Kathleen Fuller came into this world in 1967. Before setting her sights on the publishing arena, Kathleen was a teacher. It wasn’t the publishing ambition that called the author to write but rather the opportunity to touch people with her words.

And it all began when Kathleen came across and fell in love with Christian fiction. The wife and mother writes a lot of Amish fiction.

Kathleen’s Middlefield Amish series came about after she completed ‘A Middlefield Family’. She found that she couldn’t stop thinking about Anna Mae and Jeremiah, characters she had introduced as kids in previous novels.

She kept dreaming and fantasizing about what they would become as adults and how their lives would change. It wasn’t long before the author realized that the story of these characters was far from complete.

So she launched the Middlefield Amish series with the intention giving Anna Mae and the rest of her friends a finite conclusion. The stories of Middlefield Amish have been better received than many of the author’s previous works because they tackle the difficult subject of departure from the Amish faith.

Kathleen knows that the issue can destroy families and communities and she endeavors to approach the subject with tact. However, that doesn’t stop her from working hard to keep her fans engaged and entertained.

Kathleen attempts to take readers into the mind of Anna Mae as she struggles with the most important decision she will probably ever make. She allows her audience to experience every grueling and taxing moment of Anna Mae’s ordeal as she faces opposition from all sides, even from within.

+A Faith of Her Own

As kids, life was relatively simple for Anna Mae, Jeremiah, and Amos. Their Amish community in Middlefield was a warm and inviting place. And all three were sure that they would stay friends forever, even in the face of exciting dreams and difficult struggles.

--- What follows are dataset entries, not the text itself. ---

# aicip/Cross-Scale-MAE

Measured on AMD Instinct MI355X. Metric: pretrain images/sec ViT-B/16 224^2 two-scale, higher is better.
Workload: dtype bf16; 1 GPU; MAE_ViT_MsLdCeCd ViT-B/16, 224^2 two-scale crops, mask 0.75, AdamW, full optimizer step; loss=mse, batch_per_gpu=128, global_batch=128, parallelism=dp1, headline_config=True

## Files before the change

### cross-scale-mae_amd/csrc/attention.hip

```cpp
#include "common.h"
#include <cstdlib>

#define LOG2E 1.4426950408889634f
#define LN2 0.6931471805599453f

template <int HD> struct AttnLds { static constexpr int STRIDE = (HD + 8) * 2; };

template <int HD, int TP>
__device__ __forceinline__ void stage_head(char* dst, const bf16_t* src, long long row0, int ld, int col0, int T, int hd) {
  constexpr int CH = HD / 8;
  for (int e = threadIdx.x; e < TP * CH; e += blockDim.x) {
    int r = e / CH, c = e - r * CH;
    uint4 v = make_uint4(0, 0, 0, 0);
    if (r < T && c * 8 < hd) v = *reinterpret_cast<const uint4*>(src + (row0 + r) * ld + col0 + c * 8);
    *reinterpret_cast<uint4*>(dst + r * AttnLds<HD>::STRIDE + c * 16) = v;
  }
}

template <int HD, int TP, int NT, int NM>
struct HeadStager {
  static constexpr int CH = HD / 8, IT = (TP * CH + NT - 1) / NT;
  uint4 v[NM][IT];
  __device__ __forceinline__ void load(int m, const bf16_t* src, long long row0, int ld, int col0, int T, int hd) {
#pragma unroll
    for (int i = 0; i < IT; ++i) {
      const int e = threadIdx.x + i * NT, r = e / CH, c = e - r * CH;
      v[m][i] = make_uint4(0, 0, 0, 0);
      if (e < TP * CH && r < T && c * 8 < hd) v[m][i] = *reinterpret_cast<const uint4*>(src + (row0 + r) * ld + col0 + c * 8);
    }
  }
  __device__ __forceinline__ void store(int m, char* dst) {
#pragma unroll
    for (int i = 0; i < IT; ++i) {
      const int e = threadIdx.x + i * NT, r = e / CH, c = e - r * CH;
      if (e < TP * CH) *reinterpret_cast<uint4*>(dst + r * AttnLds<HD>::STRIDE + c * 16) = v[m][i];
    }
  }
};

template <int HD>
__device__ __forceinline__ s8_t frag_rows(const char* img, int row0, int ks, int t, int g) {
  return *reinterpret_cast<const s8_t*>(img + (row0 + t) * AttnLds<HD>::STRIDE + (ks * 32 + 8 * g) * 2);
}
template <int HD>
__device__ __forceinline__ s8_t frag_cols_tr(const char* img, int r0, int c0, int t, int g) {
  const char* p = img + (r0 + 4 * g + (t >> 2)) * AttnLds<HD>::STRIDE + (c0 + (t & 3) * 4) * 2;
  s4_t lo = __builtin_amdgcn_ds_read_tr16_b64_v4i16(LDS_PTR(s4_t, p));
  s4_t hi = __builtin_amdgcn_ds_read_tr16_b64_v4i16(LDS_PTR(s4_t, p + 16 * AttnLds<HD>::STRIDE));
  return join_s4(lo, hi);
}
__device__ __forceinline__ s8_t pack_pair(f4_t a, f4_t b) {
  unsigned u0 = pack2bf(a[0], a[1]), u1 = pack2bf(a[2], a[3]), u2 = pack2bf(b[0], b[1]), u3 = pack2bf(b[2], b[3]);
  uint4 u = make_uint4(u0, u1, u2, u3);
  return __builtin_bit_cast(s8_t, u);
}
#define MFMA16(a, b, c) __builtin_amdgcn_mfma_f32_16x16x32_bf16(__builtin_bit_cast(bf8_t, a), __builtin_bit_cast(bf8_t, b), c, 0, 0, 0)

template <int HD>
__device__ __forceinline__ int pair_remap(int bid, int nblk) {
  if (HD * 2 >= 128 || (bid | 15) >= nblk) return bid;
  return (bid & ~15) + 2 * (bid & 7) + ((bid >> 3) & 1);
}

template <int HD, int NKF, bool EMIT = false>
__global__ __launch_bounds__(256) void attn_fwd_bf16(const bf16_t* __restrict__ qkv, bf16_t* __restrict__ out,
                                                     float* __restrict__ lse, int T, int H, int D, int hd, float scale, Fp8Emit em) {
  constexpr int TP = NKF * 16, KS = HD / 32, DF = HD / 16;
  constexpr int QB = (NKF + 3) / 4;
  __shared__ __attribute__((aligned(16))) char smem[2 * TP * AttnLds<HD>::STRIDE];
  char* Ks = smem;
  char* Vs = smem + TP * AttnLds<HD>::STRIDE;
  const int wid = pair_remap<HD>(blockIdx.x, gridDim.x);
  const int b = wid / H, h = wid - b * H;
  const long long row0 = (long long)b * T;
  const int ld = 3 * D;
  const int lane = threadIdx.x & 63, w = threadIdx.x >> 6, t = lane & 15, g = lane >> 4;
  uint4 qraw[QB][KS];
  {
    HeadStager<HD, TP, 256, 2> sg;
    sg.load(0, qkv, row0, ld, D + h * hd, T, hd); sg.load(1, qkv, row0, ld, 2 * D + h * hd, T, hd);
#pragma unroll
    for (int bq = 0; bq < QB; ++bq)
#pragma unroll
      for (int ks = 0; ks < KS; ++ks) {
        const int qr = (w + 4 * bq) * 16 + t, col = ks * 32 + 8 * g;
        qraw[bq][ks] = make_uint4(0, 0, 0, 0);
        if (qr < T && col < hd) qraw[bq][ks] = *reinterpret_cast<const uint4*>(qkv + (row0 + qr) * ld + h * hd + col);
      }
    sg.store(0, Ks); sg.store(1, Vs);
// ... 6 lines not shown
  constexpr int FIRST_PARTIAL = NKF <= 2 ? 0 : (NKF <= 6 ? NKF - 2 : (NKF == 14 ? 6 : 14));
  const int kthr = T - 4 * g;
#pragma unroll
  for (int bq = 0; bq < QB; ++bq) {
    const int qb = w + 4 * bq;
    if (qb >= nqb) break;
    const int q = qb * 16 + t;
    s8_t fq[KS];
#pragma unroll
    for (int ks = 0; ks < KS; ++ks) fq[ks] = __builtin_bit_cast(s8_t, qraw[bq][ks]);
    f4_t s[NKF];
    float m = -INFINITY;
#pragma unroll
    for (int f = 0; f < NKF; ++f) {
      f4_t a = {0.f, 0.f, 0.f, 0.f};
#pragma unroll
      for (int ks = 0; ks < KS; ++ks) a = MFMA16(frag_rows<HD>(Ks, f * 16, ks, t, g), fq[ks], a);
      if (f >= FIRST_PARTIAL) {
#pragma unroll
        for (int r = 0; r < 4; ++r) a[r] = (f * 16 + r >= kthr) ? -INFINITY : a[r];
      }
      m = fmaxf(fmaxf(m, fmaxf(a[0], a[1])), fmaxf(a[2], a[3]));
      s[f] = a;
    }
    m = xrow_max(m);
    m *= c2;
    float l = 0.f;
#pragma unroll
    for (int f = 0; f < NKF; ++f)
#pragma unroll
      for (int r = 0; r < 4; ++r) { float p = __builtin_amdgcn_exp2f(fmaf(s[f][r], c2, -m)); s[f][r] = p; l += p; }
    l = xrow_sum(l);
    const float inv = 1.0f / l;
    s8_t fp[NKF / 2];
#pragma unroll
    for (int s2 = 0; s2 < NKF / 2; ++s2) fp[s2] = pack_pair(s[2 * s2], s[2 * s2 + 1]);
#pragma unroll
    for (int df = 0; df < DF; ++df) {
      f4_t o = {0.f, 0.f, 0.f, 0.f};
#pragma unroll
      for (int s2 = 0; s2 < NKF / 2; ++s2) o = MFMA16(frag_cols_tr<HD>(Vs, 32 * s2, df * 16, t, g), fp[s2], o);
      int d = df * 16 + 4 * g;
      if (q < T && d < hd) {
        const long long at = (row0 + q) * D + h * hd + d;
        st4<bf16_t>(out + at, o * inv);
        if (EMIT) *reinterpret_cast<unsigned*>(em.q + at) = fp8_pack4(round4<bf16_t>(o * inv), qs, qmax, em.fmt, qseen);
      }
    }
    if (g == 0 && q < T) lse[((long long)b * H + h) * T + q] = (m + log2f(l)) * LN2;
  }
  if (EMIT) fp8_emit_amax(em, qseen, threadIdx.x & 63);
}
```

As an adult, Anna Mae quickly finds that life isn’t quite so simple. The group lost Jeremiah years ago when he abandoned the church and the town, a development that shocked Anna Mae.

When Jeremiah returns to help out an old mentor, his presence ignites doubts in Anna Mae’s mind. She doesn’t quite know where she belongs. Committing to Jeremiah would mean leaving her home. But she isn’t even sure that she wants to commit to the church.

Anna Mae struggles to decipher God’s plan for her.